SHOULD YOU INVEST IN BITCOIN?

Bitcoin this year is up 72% and in the last 15 months, it is up over 330%. Should you invest in this cryptocurrency?

What is It?

Most people buying bitcoin or a proxy for it could not give you a good definition of what they’re buying, and I understand because digital currency is extremely complicated.

What I hear from most of them is that it is digital currency that is still relatively new and may become a much more accepted form of payment with a limited supply which makes it like gold, something which holds its value long term, and since almost 90% of bitcoin has already been produced, it can increase in price exponentially as acceptance and demand increases.

Volatility in the Extreme

Most people are aware that the price has gone up from less than $1 in 2009 to $73,000 today and that there have been three times in that span when the price has crashed. In 2017-2019 it went from $19,000 to $3,000, in 2001 it lost 50% in a few months and in 2022 it went from roughly $67,000 to $16,500 and now quadrupled in 15 months. Here’s the chart.

Is Bitcoin Really a Currency?

Technically yes, practically not so much. A currency is defined as a medium of exchange. Do people buy and sell things with digital currency? Well, a very few places do, but one of the things people want most from a currency is stability. They want to trust the value of what they are getting and the value of bitcoin changes dramatically in a very short time. So no, it is rare for people or companies to accept bitcoin as payment, though some do.

In fact, the ones who most use digital currencies as currency are criminals trying to hide transactions. In China, billions were found to have been spent by gangs using digital currency and this is one of the main reasons why governments are concerned about its use.

Will it Become a Generally Accepted Currency?

That’s hard to say. Governments would rather create their own digital currency that they can control. But governments realize that independent digital currencies have become a big deal and are not squashing them but instead are increasingly regulating them.

I don’t think bitcoin and other digital currencies will become actually currency to most people until the price is very stable and that does not at all appear to be in the near future, if ever. In fact, the appeal of bitcoin to most people is that it is not stable but skyrocketing in price. They see it as a chance to make a lot of money in a very short time, and if they just got in lately or bought earlier and held on, they have made a lot of money. The question is whether bitcoin will keep going up or crash again.
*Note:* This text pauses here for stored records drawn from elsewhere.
+def _epilogue_call(lib, group, sums) -> None:
+    dev = (group[0].dy if group else sums[0].ws).device
+    arr = (_lib.GradItem * max(len(group), 1))()
+    for a, it in zip(arr, group):
+        dsts, dbs = it.destinations()
+        a.dy, a.x = it.dy.data_ptr(), it.x.data_ptr()
+        a.ld_dy, a.ld_x, a.n = it.dy.stride(0), it.x.stride(0), it.dy.shape[0]
+        a.out_f, a.in_f = it.dy.shape[1], it.x.shape[1]
+        a.n_dw, a.n_db = len(dsts), len(dbs)
+        for k, (c0, c1, d) in enumerate(dsts):
+            a.dw[k].p, a.dw[k].ld, a.dw[k].c0, a.dw[k].c1 = d.data_ptr(), (d.stride(0) if d.shape[0] > 1 else max(d.shape[1], d.stride(0))), c0, c1
+        for k, d in enumerate(dbs):
+            a.db[k] = d.data_ptr()
+    sarr = (_lib.ColsumItem * max(len(sums), 1))()
+    for a, it in zip(sarr, sums):
+        a.workspace, a.workspace_bytes, a.n, a.H = it.ws.data_ptr(), it.ws.numel(), it.n, it.H
+        a.dgamma, a.dbeta = it.dgamma.data_ptr(), it.dbeta.data_ptr()
+    nws = int(lib.agnn_grad_epilogue_workspace_bytes(len(group), arr)) if group else 0
+    ws = torch.empty(nws, dtype=torch.uint8, device=dev) if group else None
+    _lib.check(lib.agnn_grad_epilogue_f32(len(group), arr, len(sums), sarr, _lib.ptr(ws), nws, _lib.stream_ptr(dev)), "agnn_grad_epilogue_f32")
+
+
+def _leaf_slots(groups, out_f: int, in_f: int, odd_ok: bool = False):
+    if groups is None or not groups[0]:
+        return None
+
+    def ok(v):
+        dw, db = v
+        return (_dw_ok(dw) or (odd_ok and dw.shape[1] & 1 and dw.stride(1) == 1)) and (db is None or db.data_ptr() % 8 == 0)
+    v = grad_slot_groups(groups, ((out_f, in_f), (out_f,)), ok)
+    return None if v is None else (v[0], v[1])
+
+
 HAND_GEMM = True
 HAND_GEMM_DX = False
 HAND_GEMM_MIN_ROWS = 4096
@@ -411,6 +595,11 @@
         ctx.wg_async = _async_ok(w) and _async_ok(b)
         ctx.wg_defer = _deferrable(w) and _deferrable(b)
         ctx.steal_refs = leaf_refs(w, b)
+        ctx.slot_groups = (slot_group(w), slot_group(b))
+        box = getattr(w, "_agnn_grad_box", None)
+        if box is not None:
+            box["uses"] += 1 if ((b is None and not box["b"]) or (b is not None and getattr(b, "_agnn_grad_box", None) is box)) else 2
+        ctx.grad_box = box
         ctx.grad_cols = getattr(x, "_agnn_grad_cols", None) if x.dim() == 2 else None
         ctx.set_materialize_grads(False)
         if pre is not None:
@@ -434,18 +623,49 @@
         in_f = x.shape[1]
         padded = bool(in_f & 1) and x.dim() == 2 and x.stride(1) == 1 and x.stride(0) > in_f
         if want_w and steals and ctx.wg_defer and (in_f % 2 == 0 or padded) and deferring(dy):
-            dw = torch.empty((dy.shape[1], in_f), dtype=torch.float32, device=dy.device)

Aside from the volatility, there are issues of crime, no government backing, no assets to back it up, the preference for governments to have their own digital currency, the tremendous environmental cos, and the extremely complicated nature that most people don’t understand. To explain the environmental cost, By some estimates, the Bitcoin network consumes as much energy as entire countries like Argentina and Norway, not to mention the mountains of electronic waste from specialized machines used for such mining operations that burn out rapidly (Source: Brookings). It is just unsustainable. Aside from those issues, what happens when there is no more bitcoin to mine, predicted to occur in 2140? That’s hard to say.

What is Causing Bitcoin to Go Up So Fast?

Two things are driving the price at the moment.

First, just the fact that it is going up so fast which attracts speculators. What is the difference between investing, speculating and gambling? If you look the terms up, speculating is investing with hope of making a profit and gambling is to take a risky action in the hope of a desired result. It’s really a spectrum. All three involve risk and on that spectrum I think bitcoin is closer to gambling than investing. The appeal is that unlike gambling on dice or cards where streaks are very short, the streak in bitcoin is months long and the loss if you’re wrong probably won’t be total.

The second driver of price is the much-increased ease of investing in bitcoin by buying an ETF (exchange-traded fund) through a broker. The appeal of that is hard to overstate, plus the approval of ETFs by the Securities and Exchange Commission seems to lend some validity to bitcoin as an actual investment. As people place orders for the ETFs, the funds must buy bitcoin, pushing the price up, and that I think as real staying power. That is an enormously important development and could push bitcoin up quite a bit more.

Will Bitcoin Crash Again?

The answer is yes. The reason is that exponential moves in price like bitcoin is experiencing now, almost always have large, sudden setbacks, and the size of those setbacks is generally proportional to the size of the move up in price. That should be magnified by the fact that there is no intrinsic value to bitcoin like there is with company stocks that have underlying business with assets, that is unless debts of a business outweigh its ability to continue or its market disappears. When bitcoin will crash again is probably most affected by the speed at which it moves higher in price. The greater the speed, the more likely the crash will be sooner.

The Verdict

I think bitcoin will go higher in the short run. I think it will also have some very large setbacks in price in the not-too-distant future. If you understand that you are basically gambling, then I think you can make some money on bitcoin. I wouldn’t mortgage your future on it, and I certainly would not suggest borrowing money to buy it. And I am skeptical about it becoming a commonly used medium of exchange and skeptical that it will be ever priced in the hundreds of thousands of dollars, so invest or gamble at your own risk and keep it a low allocation. That’s my take.